## What you should do
Each of the lines below must be written out exactly as shown.

## Records from a dataset
________
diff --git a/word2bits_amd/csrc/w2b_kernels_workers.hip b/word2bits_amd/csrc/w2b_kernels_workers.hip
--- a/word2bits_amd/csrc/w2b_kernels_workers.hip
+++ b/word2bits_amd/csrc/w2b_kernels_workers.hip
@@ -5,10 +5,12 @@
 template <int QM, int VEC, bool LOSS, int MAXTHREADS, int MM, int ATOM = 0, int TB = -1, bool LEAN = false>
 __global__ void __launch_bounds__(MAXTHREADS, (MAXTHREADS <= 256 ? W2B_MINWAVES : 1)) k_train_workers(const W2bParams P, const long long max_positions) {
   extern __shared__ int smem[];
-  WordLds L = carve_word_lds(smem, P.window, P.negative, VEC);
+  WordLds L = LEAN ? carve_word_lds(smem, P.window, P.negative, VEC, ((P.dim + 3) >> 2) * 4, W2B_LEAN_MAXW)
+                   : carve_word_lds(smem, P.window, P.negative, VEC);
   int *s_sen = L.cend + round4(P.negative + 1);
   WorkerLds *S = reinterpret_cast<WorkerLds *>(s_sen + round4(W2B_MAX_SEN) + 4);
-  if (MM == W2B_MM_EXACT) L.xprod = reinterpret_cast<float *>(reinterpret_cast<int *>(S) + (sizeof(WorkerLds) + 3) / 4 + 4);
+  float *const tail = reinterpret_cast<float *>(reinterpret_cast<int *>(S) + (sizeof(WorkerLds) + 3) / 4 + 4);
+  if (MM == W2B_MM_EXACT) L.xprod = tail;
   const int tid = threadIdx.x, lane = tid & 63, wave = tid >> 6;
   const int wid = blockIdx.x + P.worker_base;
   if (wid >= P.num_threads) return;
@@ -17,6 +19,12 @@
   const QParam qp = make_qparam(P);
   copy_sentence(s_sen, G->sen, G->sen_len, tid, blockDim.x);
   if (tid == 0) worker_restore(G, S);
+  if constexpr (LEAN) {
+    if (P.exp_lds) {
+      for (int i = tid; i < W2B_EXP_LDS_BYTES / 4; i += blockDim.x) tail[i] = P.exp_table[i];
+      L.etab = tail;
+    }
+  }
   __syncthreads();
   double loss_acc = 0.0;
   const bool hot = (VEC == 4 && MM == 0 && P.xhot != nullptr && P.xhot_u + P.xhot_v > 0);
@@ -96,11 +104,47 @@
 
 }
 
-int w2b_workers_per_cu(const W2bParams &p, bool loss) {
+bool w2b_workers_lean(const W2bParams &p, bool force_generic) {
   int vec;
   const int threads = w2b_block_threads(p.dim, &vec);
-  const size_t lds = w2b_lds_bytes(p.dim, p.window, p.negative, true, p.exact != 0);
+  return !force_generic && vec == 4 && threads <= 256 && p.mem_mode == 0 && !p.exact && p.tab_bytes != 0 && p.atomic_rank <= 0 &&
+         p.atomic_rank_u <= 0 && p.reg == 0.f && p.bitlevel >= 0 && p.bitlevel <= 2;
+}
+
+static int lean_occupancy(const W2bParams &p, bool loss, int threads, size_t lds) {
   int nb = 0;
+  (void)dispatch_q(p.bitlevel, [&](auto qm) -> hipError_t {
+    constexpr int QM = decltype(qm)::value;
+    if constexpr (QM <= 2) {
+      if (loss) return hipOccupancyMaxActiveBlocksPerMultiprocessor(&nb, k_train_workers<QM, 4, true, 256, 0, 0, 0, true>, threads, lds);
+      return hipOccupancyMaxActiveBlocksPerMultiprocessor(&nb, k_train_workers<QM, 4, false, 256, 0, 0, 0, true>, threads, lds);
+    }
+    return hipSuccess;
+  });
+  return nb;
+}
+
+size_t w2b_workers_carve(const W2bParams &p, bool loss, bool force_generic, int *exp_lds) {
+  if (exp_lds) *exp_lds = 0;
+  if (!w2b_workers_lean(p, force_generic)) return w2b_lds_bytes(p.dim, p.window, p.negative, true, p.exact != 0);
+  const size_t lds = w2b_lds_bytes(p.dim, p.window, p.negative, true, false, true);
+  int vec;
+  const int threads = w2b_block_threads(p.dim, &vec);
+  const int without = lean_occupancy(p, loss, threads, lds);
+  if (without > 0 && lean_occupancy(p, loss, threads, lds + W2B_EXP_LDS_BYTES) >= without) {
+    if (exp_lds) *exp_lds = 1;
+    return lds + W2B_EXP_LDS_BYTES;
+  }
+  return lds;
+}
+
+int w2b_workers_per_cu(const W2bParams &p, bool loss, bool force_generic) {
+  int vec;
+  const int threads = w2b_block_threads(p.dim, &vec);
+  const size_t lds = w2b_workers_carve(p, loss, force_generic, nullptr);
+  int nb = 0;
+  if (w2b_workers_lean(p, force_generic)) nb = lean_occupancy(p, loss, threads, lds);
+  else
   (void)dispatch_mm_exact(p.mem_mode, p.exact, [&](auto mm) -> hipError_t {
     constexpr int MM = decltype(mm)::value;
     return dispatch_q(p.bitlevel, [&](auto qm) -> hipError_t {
________
## Response to the task
diff --git a/word2bits_amd/csrc/w2b_kernels_workers.hip b/word2bits_amd/csrc/w2b_kernels_workers.hip
--- a/word2bits_amd/csrc/w2b_kernels_workers.hip
+++ b/word2bits_amd/csrc/w2b_kernels_workers.hip
@@ -5,10 +5,12 @@
 template <int QM, int VEC, bool LOSS, int MAXTHREADS, int MM, int ATOM = 0, int TB = -1, bool LEAN = false>
 __global__ void __launch_bounds__(MAXTHREADS, (MAXTHREADS <= 256 ? W2B_MINWAVES : 1)) k_train_workers(const W2bParams P, const long long max_positions) {
   extern __shared__ int smem[];
-  WordLds L = carve_word_lds(smem, P.window, P.negative, VEC);
+  WordLds L = LEAN ? carve_word_lds(smem, P.window, P.negative, VEC, ((P.dim + 3) >> 2) * 4, W2B_LEAN_MAXW)
+                   : carve_word_lds(smem, P.window, P.negative, VEC);
   int *s_sen = L.cend + round4(P.negative + 1);
   WorkerLds *S = reinterpret_cast<WorkerLds *>(s_sen + round4(W2B_MAX_SEN) + 4);
-  if (MM == W2B_MM_EXACT) L.xprod = reinterpret_cast<float *>(reinterpret_cast<int *>(S) + (sizeof(WorkerLds) + 3) / 4 + 4);
+  float *const tail = reinterpret_cast<float *>(reinterpret_cast<int *>(S) + (sizeof(WorkerLds) + 3) / 4 + 4);
+  if (MM == W2B_MM_EXACT) L.xprod = tail;
   const int tid = threadIdx.x, lane = tid & 63, wave = tid >> 6;
   const int wid = blockIdx.x + P.worker_base;
   if (wid >= P.num_threads) return;
@@ -17,6 +19,12 @@
   const QParam qp = make_qparam(P);
   copy_sentence(s_sen, G->sen, G->sen_len, tid, blockDim.x);
   if (tid == 0) worker_restore(G, S);
+  if constexpr (LEAN) {
+    if (P.exp_lds) {
+      for (int i = tid; i < W2B_EXP_LDS_BYTES / 4; i += blockDim.x) tail[i] = P.exp_table[i];
+      L.etab = tail;
+    }
+  }
   __syncthreads();
   double loss_acc = 0.0;
   const bool hot = (VEC == 4 && MM == 0 && P.xhot != nullptr && P.xhot_u + P.xhot_v > 0);
@@ -96,11 +104,47 @@
 
 }
 
-int w2b_workers_per_cu(const W2bParams &p, bool loss) {
+bool w2b_workers_lean(const W2bParams &p, bool force_generic) {
   int vec;
   const int threads = w2b_block_threads(p.dim, &vec);
-  const size_t lds = w2b_lds_bytes(p.dim, p.window, p.negative, true, p.exact != 0);
+  return !force_generic && vec == 4 && threads <= 256 && p.mem_mode == 0 && !p.exact && p.tab_bytes != 0 && p.atomic_rank <= 0 &&
+         p.atomic_rank_u <= 0 && p.reg == 0.f && p.bitlevel >= 0 && p.bitlevel <= 2;
+}
+
+static int lean_occupancy(const W2bParams &p, bool loss, int threads, size_t lds) {
   int nb = 0;
+  (void)dispatch_q(p.bitlevel, [&](auto qm) -> hipError_t {
+    constexpr int QM = decltype(qm)::value;
+    if constexpr (QM <= 2) {
+      if (loss) return hipOccupancyMaxActiveBlocksPerMultiprocessor(&nb, k_train_workers<QM, 4, true, 256, 0, 0, 0, true>, threads, lds);
+      return hipOccupancyMaxActiveBlocksPerMultiprocessor(&nb, k_train_workers<QM, 4, false, 256, 0, 0, 0, true>, threads, lds);
+    }
+    return hipSuccess;
+  });
+  return nb;
+}
+
+size_t w2b_workers_carve(const W2bParams &p, bool loss, bool force_generic, int *exp_lds) {
+  if (exp_lds) *exp_lds = 0;
+  if (!w2b_workers_lean(p, force_generic)) return w2b_lds_bytes(p.dim, p.window, p.negative, true, p.exact != 0);
+  const size_t lds = w2b_lds_bytes(p.dim, p.window, p.negative, true, false, true);
+  int vec;
+  const int threads = w2b_block_threads(p.dim, &vec);
+  const int without = lean_occupancy(p, loss, threads, lds);
+  if (without > 0 && lean_occupancy(p, loss, threads, lds + W2B_EXP_LDS_BYTES) >= without) {
+    if (exp_lds) *exp_lds = 1;
+    return lds + W2B_EXP_LDS_BYTES;
+  }
+  return lds;
+}
+
+int w2b_workers_per_cu(const W2bParams &p, bool loss, bool force_generic) {
+  int vec;
+  const int threads = w2b_block_threads(p.dim, &vec);
+  const size_t lds = w2b_workers_carve(p, loss, force_generic, nullptr);
+  int nb = 0;
+  if (w2b_workers_lean(p, force_generic)) nb = lean_occupancy(p, loss, threads, lds);
+  else
   (void)dispatch_mm_exact(p.mem_mode, p.exact, [&](auto mm) -> hipError_t {
     constexpr int MM = decltype(mm)::value;
     return dispatch_q(p.bitlevel, [&](auto qm) -> hipError_t {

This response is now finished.